Page 1 of 2 12 LastLast
Results 1 to 10 of 11

Thread: ap for deleting duplicate files? (mostly .jpg files)

  1. #1
    Join Date
    Jan 2014
    Location
    San Jose City, PH.
    Posts
    118

    Default ap for deleting duplicate files? (mostly .jpg files)

    I just ran photorec on a bad drive to recover files, and I ended up with thousands of files, many of them being duplicates but with different file names. I have moved all .jpg files into one directory. Is there an application that can scan all the files in a directory, identify duplicates regardless of file name, and delete them leaving only one copy?
    AMD Ryzen 3 1200 Quad-core Processor, 32MB memory, KDE
    DRIVES: 2 4TB BTRFS raid1, 1 4TB BTRFS for backups

  2. #2
    Join Date
    Jun 2008
    Location
    Netherlands
    Posts
    25,394

    Default Re: ap for deleting duplicate files? (mostly .jpg files)

    I do not think there is such an application out of the box. This is typically the sort of task Unix/Linux is very good at because it offers a lot of low level tools and a shell to combine them into an ad hoc solution.

    I probably would try to sort them according to size, then only look at those with the same size and compare those (two's, three's ?) if they are the same (with diff or compare).

    The sorting (starting from a ls listing with appropriate options) would take some try and error I assume.
    Henk van Velden

  3. #3
    Join Date
    Jun 2008
    Location
    Netherlands
    Posts
    25,394

    Default Re: ap for deleting duplicate files? (mostly .jpg files)

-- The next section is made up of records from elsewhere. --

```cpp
template <int SHAPE, bool BF16 = false, bool LEAN = false, bool ALWAYS_COOP = false, bool MAYQ = true, int PUBLISH = 0>
__device__ __forceinline__ void lbfgsb_body(const LbfgsbArgs &a, const long long model,
                                            const int block_y, const int it_now = -1) {
  extern __shared__ float smem[];
  constexpr MlpLayout Lc = bore_static_layout(SHAPE > 0 ? SHAPE : 0, 2, BORE_BATCH_MAX);
  const long long c_enter = BORE_LCLOCK();
  const MlpLayout &L = begin_kernel<SHAPE>(Lc, a.L, smem, a.total, a.o_layout);
  const long long c_begun = BORE_LCLOCK();
  int tid = threadIdx.x;
  BORE_OPAQUE_TID(tid);
  const int wv = __builtin_amdgcn_readfirstlane(tid >> 6), lane = tid & 63;
  const long long lid = a.ids ? uniform_i64(a.ids[model]) : model;
  const int n_lay = layer_count<SHAPE>(L), D = (bore_shape_takes_fewer_inputs(SHAPE) && !BF16) ? a.d_in : L.w[0];
  const int p0 = block_y * a.PB;
  const int np = min(a.PB, a.R - p0);
  float *th = smem, *tile = smem + a.o_tile, *vals = smem + a.o_vals;
  double *blo = reinterpret_cast<double *>(smem + a.o_box), *bhi = blo + D;
  int *bnbd = reinterpret_cast<int *>(bhi + D);
// ... 24 lines not shown
    while (__hip_atomic_exchange(a.big_locks + sl, 1, __ATOMIC_ACQUIRE, __HIP_MEMORY_SCOPE_AGENT) != 0)
      sl = sl + 1 == BORE_BIG_SLOTS ? 0 : sl + 1;
    qnext[1] = sl;
    qnext[2] = 0;
  }
  const int myrow = coop ? wv * 16 : wv * 16 + lane;
  const lbfgsb::Coop cp = (ALWAYS_COOP || coop) ? lbfgsb::Coop{lane, 64} : lbfgsb::Coop{0, 1};
  __syncthreads();
  double *my_big = nullptr;
  int big_slot = 0;
  if (use_big) {
    big_slot = uniform_i32(qnext[1]);
    my_big = a.big + ((size_t)big_slot * 8 + wv) * (size_t)a.big_wave;
  }
  const long long c_staged = BORE_LCLOCK();
  if (wv >= np) {
    if (use_big && lane == 0 && atomicAdd(qnext + 2, 1) == NW - 1)
      __hip_atomic_store(a.big_locks + big_slot, 0, __ATOMIC_RELEASE, __HIP_MEMORY_SCOPE_AGENT);
    return;
  }
  double *res = reinterpret_cast<double *>(smem + a.o_res);
  int *cnt = reinterpret_cast<int *>(res + (multi ? np : 4) * (D + 3));
  for (int pass = 0; pass < passes; ++pass) {
  int myp;
  if (queue) {
    int nxt = wv;
    if (pass > 0) {
      if (lane == 0) nxt = atomicAdd(qnext, 1);
      nxt = __builtin_amdgcn_readfirstlane(nxt);
    }
    myp = nxt < np ? nxt : -1;
  } else {
    myp = coop ? (wv + 4 * pass < np ? wv + 4 * pass : -1)
               : ((lane < 16 && lane * 4 + wv < np) ? lane * 4 + wv : -1);
// ... 130 lines not shown
          if constexpr (LEAN) {
            net.load_fwd(thw);
            net.template load_bwd<Net::n, 1>(thw);
          }
          static_assert(Net::KC0 == 1, "two inputs: one k-chunk");
          float xin[Net::KC0];
          xin[0] = q4 == 0 ? (float)x0 : (q4 == 1 ? (float)x1 : 0.f);
          __builtin_amdgcn_sched_barrier(0);
          const float Tv = net.fg(thw, xin, a.transform, a.sign);
          s.f = (double)__uint_as_float(__builtin_amdgcn_readfirstlane(__float_as_uint(Tv)));
          g0 = (double)__uint_as_float(__builtin_amdgcn_readfirstlane(__float_as_uint(net.d[0][0][0])));
          g1 = (double)__uint_as_float(__builtin_amdgcn_readfirstlane(__float_as_uint(net.d[0][0][1])));
          t_fg += BORE_LCLOCK() - c1;
          ++n_rounds;
        };
        lbfgsb::lbfgsb_advance<SHAPE != 1>(st, wk, blo, bhi, bnbd, a.opt, cp, evaluate, evaluate2);
      } else {
        lbfgsb::lbfgsb_advance<SHAPE != 1>(st, wk, blo, bhi, bnbd, a.opt, cp, evaluate);
      }
      t_adv = BORE_LCLOCK() - c0 - t_fg;
      done = true;
    }
  }
  if constexpr (ALWAYS_COOP) {
  } else {
  for (int round = 0; !direct && round < a.max_rounds; ++round) {
    int pending = 0;
    const long long c0 = BORE_LCLOCK();
    if (!done) {
      const int rc = lbfgsb::lbfgsb_advance<SHAPE != 1>(st, wk, blo, bhi, bnbd, a.opt, cp);
      if (rc == lbfgsb::LB_NEED_FG) {
// ... 156 lines not shown
    for (int d = 0; d < D; ++d) put(d, best >= 0 ? res[best * (D + 3) + 3 + d] : 0.0);
    put(D, (double)best);
    put(D + 1, nfev_sum);
    put(D + 2, nfev_max);
    if (a.stamps) {
      const long long *s = a.stamps + lid * 4;
      const long long now = wall_clock64();
      put(D + 3, (double)(s[1] - s[0]));
      put(D + 4, (double)(s[2] - s[1]));
      put(D + 5, (double)(s[3] - s[2]));
      put(D + 6, (double)(now - s[3]));
    } else {
      for (int i = 3; i < 7; ++i) put(D + i, 0.0);
    }
    put(D + 7, exec_sum);
    if constexpr (PUBLISH == 1) {
      asm volatile("s_waitcnt vmcnt(0)" ::: "memory");
      if (a.flag_by_store) {
        __threadfence_system();
        __hip_atomic_store(a.flag + lid, it_done + 1, __ATOMIC_RELEASE, __HIP_MEMORY_SCOPE_SYSTEM);
      } else {
        (void)__hip_atomic_exchange(a.flag + lid, it_done + 1, __ATOMIC_RELAXED, __HIP_MEMORY_SCOPE_SYSTEM);
      }
    } else {
      __threadfence_system();
      __hip_atomic_store(a.flag + lid, it_done + 1, __ATOMIC_RELEASE, __HIP_MEMORY_SCOPE_SYSTEM);
    }
  }
  }
  if (use_big) {
    asm volatile("s_waitcnt vmcnt(0)" ::: "memory");
    if (lane == 0 && atomicAdd(qnext + 2, 1) == NW - 1)
      __hip_atomic_store(a.big_locks + big_slot, 0, __ATOMIC_RELEASE, __HIP_MEMORY_SCOPE_AGENT);
  }
}

template <int SHAPE, bool BF16 = false>
__global__ __launch_bounds__(BORE_THREADS) void lbfgsb_kernel(const LbfgsbArgs a) {
  lbfgsb_body<SHAPE, BF16>(a, blockIdx.x, blockIdx.y);
}

template <int SHAPE, bool BF16 = false>
__global__ __launch_bounds__(BORE_THREADS, 2) void lbfgsb_kernel_occ2(const LbfgsbArgs a) {
// ... 399 lines not shown
```

bore_amd/csrc/bore_engine.hip:

```cpp
#include <hip/hip_runtime.h>

#include <chrono>
#include <cmath>
#include <cstdint>
#include <cstdlib>
#include <cstring>
#include <atomic>
#include <initializer_list>
#include <mutex>
#include <new>
#include <thread>
#include <vector>

#include <sched.h>

#include "../../include/bore_hip.h"
#include "host_common.h"
#include "mlp_shapes.h"

namespace {

struct Mt19937 {
  uint32_t key[624];
  int pos;
// ... 354 lines not shown
int async_create(bore_engine *e, const double *X0, const double *y0) {
  const size_t L = e->cfg.n_loops, D = e->D, R = e->cfg.num_starts, n0 = e->cfg.n_init;
  if (R > 16) return fail(BORE_E_UNSUPPORTED, "engine_create: async_loops needs num_starts <= 16");
  e->as = new (std::nothrow) Async();
  if (!e->as) return fail(BORE_E_HIP, "engine_create: out of memory");
  Async &A = *e->as;
  int rc;
  if ((rc = async_alloc(e, n0 * 2 > 128 ? n0 * 2 : 128))) return rc;
  {
    const bore_engine_cfg &c = e->cfg;
    IterEngine &E = A.eng;
    E.desc = &e->desc; E.theta = e->theta; E.adam_m = e->adam_m; E.adam_v = e->adam_v; E.adam_t = e->adam_t;
    E.gamma = c.gamma; E.epochs = c.epochs; E.batch_size = c.batch_size; E.seed = c.seed; E.loop_id0 = c.loop_id0;
    E.adam = &c.adam; E.num_samples = c.num_samples; E.low = e->low.data(); E.high = e->high.data();
    E.num_starts = c.num_starts; E.transform = c.transform; E.opts = &c.lbfgsb; E.n_loops = c.n_loops;
  }
  std::vector<float> x32(L * n0 * D);
  for (size_t i = 0; i < x32.size(); ++i) x32[i] = (float)X0[i];
  HIP_TRY(hipMemcpy2D(A.eng.X_seen, A.cap * D * 8, X0, n0 * D * 8, n0 * D * 8, L, hipMemcpyHostToDevice));
  HIP_TRY(hipMemcpy2D(A.eng.y_seen, A.cap * 8, y0, n0 * 8, n0 * 8, L, hipMemcpyHostToDevice));
  HIP_TRY(hipMemcpy2D(A.eng.X32, A.cap * D * 4, x32.data(), n0 * D * 4, n0 * D * 4, L, hipMemcpyHostToDevice));
  if ((rc = pin_alloc(&A.result, L * (D + 8))) || (rc = pin_alloc(&A.flag, L)) ||
      (rc = dev_alloc(&A.stamps, L * 4)))
    return rc;
  std::memset(A.flag, 0, L * 4);
  HIP_TRY(hipMemset(A.stamps, 0, L * 4 * 8));
  {
    int dev = 0, khz = 0;
    HIP_TRY(hipGetDevice(&dev));
    if (hipDeviceGetAttribute(&khz, hipDeviceAttributeWallClockRate, dev) == hipSuccess && khz > 0)
// ... 766 lines not shown
```

bore_amd/csrc/bore_iter.hip:

```cpp

struct QueueEntry {
  int lid, it;
};

struct IterArgs {
  FitArgs f;
  ScreenArgs s;
  LbfgsbArgs b;
  double *X_seen, *y_seen;
  float *X32, *z;
  const double *x_new, *y_new;
  long long *stamps;
  double gamma;
  int D;
  const int *targets;
  const double *ynew;
  const int *yseq;
  int *parked;
  const int *abort_flag;
  long long wait_ticks;
  const QueueEntry *q_ring;
  unsigned long long *q_head;
  int q_mask;
  const unsigned long long *q_tail_host;
// ... 3 lines not shown
__device__ __forceinline__ double load_host_f64(const double *p) {
  const long long v = __hip_atomic_load(reinterpret_cast<const long long *>(p), __ATOMIC_RELAXED,
                                        __HIP_MEMORY_SCOPE_SYSTEM);
  return __longlong_as_double(v);
}

#define BORE_LAG_YIELD_Q 3
__device__ __forceinline__ void phase_handoff() {
  __builtin_amdgcn_fence(__ATOMIC_RELEASE, "workgroup");
  asm volatile("s_waitcnt vmcnt(0) lgkmcnt(0)" ::: "memory");
  __syncthreads();
  __builtin_amdgcn_fence(__ATOMIC_ACQUIRE, "workgroup");
  asm volatile("buffer_inv sc0\n\ts_waitcnt vmcnt(0)" ::: "memory");
}

template <int SHAPE, bool LOCAL = false>
__device__ __forceinline__ void iteration_once(const IterArgs *__restrict__ pa,
                                                         const long long slot, const int it,
                                                         const bool staged, const long long t_begin = 0) {
  const IterArgs &a = *pa;
  const long long lid = uniform_i64(a.f.ids[slot]), cap = a.f.cap;
  long long *stp = a.stamps ? a.stamps + lid * 4 : nullptr;
  if (stp && threadIdx.x == 0) stp[0] = t_begin ? t_begin : wall_clock64();
  if (it > 0) {
    const long long row = a.f.n_init + it - 1;
    for (int d = threadIdx.x; d < a.D; d += blockDim.x) {
      const double v = staged ? a.x_new[slot * a.D + d] : load_host_f64(a.ynew + lid * (a.D + 1) + d);
      a.X_seen[(lid * cap + row) * a.D + d] = v;
      a.X32[(lid * cap + row) * a.D + d] = (float)v;
    }
    if (threadIdx.x == 0)
// ... 13 lines not shown
  }
  fit_body<SHAPE>(a.f, slot, it);
  if (stp && threadIdx.x == 0) stp[2] = wall_clock64();
  if constexpr (LOCAL) phase_handoff();
  else {
    __threadfence();
    __syncthreads();
  }
  screen_body<SHAPE, false>(a.s, slot, it);
  if (stp && threadIdx.x == 0) stp[3] = wall_clock64();
  if constexpr (LOCAL) phase_handoff();
  else {
    __threadfence();
    __syncthreads();
  }
  lbfgsb_body<SHAPE, false, true, true, false, LOCAL ? 1 : 0>(a.b, slot, 0, it);
}
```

    Tried a bit. This one will list file and their size in decreasing size:
    Code:
    ls -Sl --time-style=+%t | while read P L U G S N; do echo $N $S; done
    Try that one first in your directory. And tell me if it helps and if you want to go on with this way of working. Then we can carry on.
    Henk van Velden

  4. #4

    Default Re: ap for deleting duplicate files? (mostly .jpg files)

    Hi,

    There is the program called

    Code:
    fdupes
    I suggest you first backup the directory where you have those files.
    "Unfortunately time is always against us" -- [Morpheus]

    .:https://github.com/Jetchisel:.

  5. #5
    Join Date
    Jun 2008
    Location
    Netherlands
    Posts
    25,394

    Default Re: ap for deleting duplicate files? (mostly .jpg files)

    Quote Originally Posted by jetchisel View Post
    Hi,

    There is the program called

    Code:
    fdupes
    I suggest you first backup the directory where you have those files.
    I searched for "man fdupes" in Google. Looks as a solution, but as you suggest: handle with care and on a duplicate!
    Henk van Velden

  6. #6

    Default Re: ap for deleting duplicate files? (mostly .jpg files)

    Quote Originally Posted by hcvv View Post
    I searched for "man fdupes" in Google. Looks as a solution, but as you suggest: handle with care and on a duplicate!
    Hi,

    Right, as a rule of thumb I always backup files/directories whenever I'm editing, no matter which/what/how I edit the files.

    Now if you run

    Code:
    fdupes directory
    It should show you the duplicate files in groups ( A blank line separates the group from the others )

    For example

    Code:
    fdupes .
    Should lists the files in the current pwd/cwd or whatever you want to call it.

    For a recursive search. Note the trailing dot

    Code:
    fdupes -r .
    You can compare text files too using some utility/program.

    Code:
    diff file1 file2
    returns nothing if the files are identical.
    For the OP which sie said that files are mainly pictures. the cmp utility is an alternative.

    Code:
    cmp file1.jpg file2.jpg
    The same outputs nothing if the files are identical.

    you can add a test if you like.

    Code:
    if cmp file1.jpg file2.jpg; then
      printf '%s\n' file1.jpg and file2.jpg are identical'
    fi

    Another solution would be to hash the files and compare them, but imo there are specific tools written just to do what the OP wants. so better use the existing tools rather than reinvent the wheel.
    "Unfortunately time is always against us" -- [Morpheus]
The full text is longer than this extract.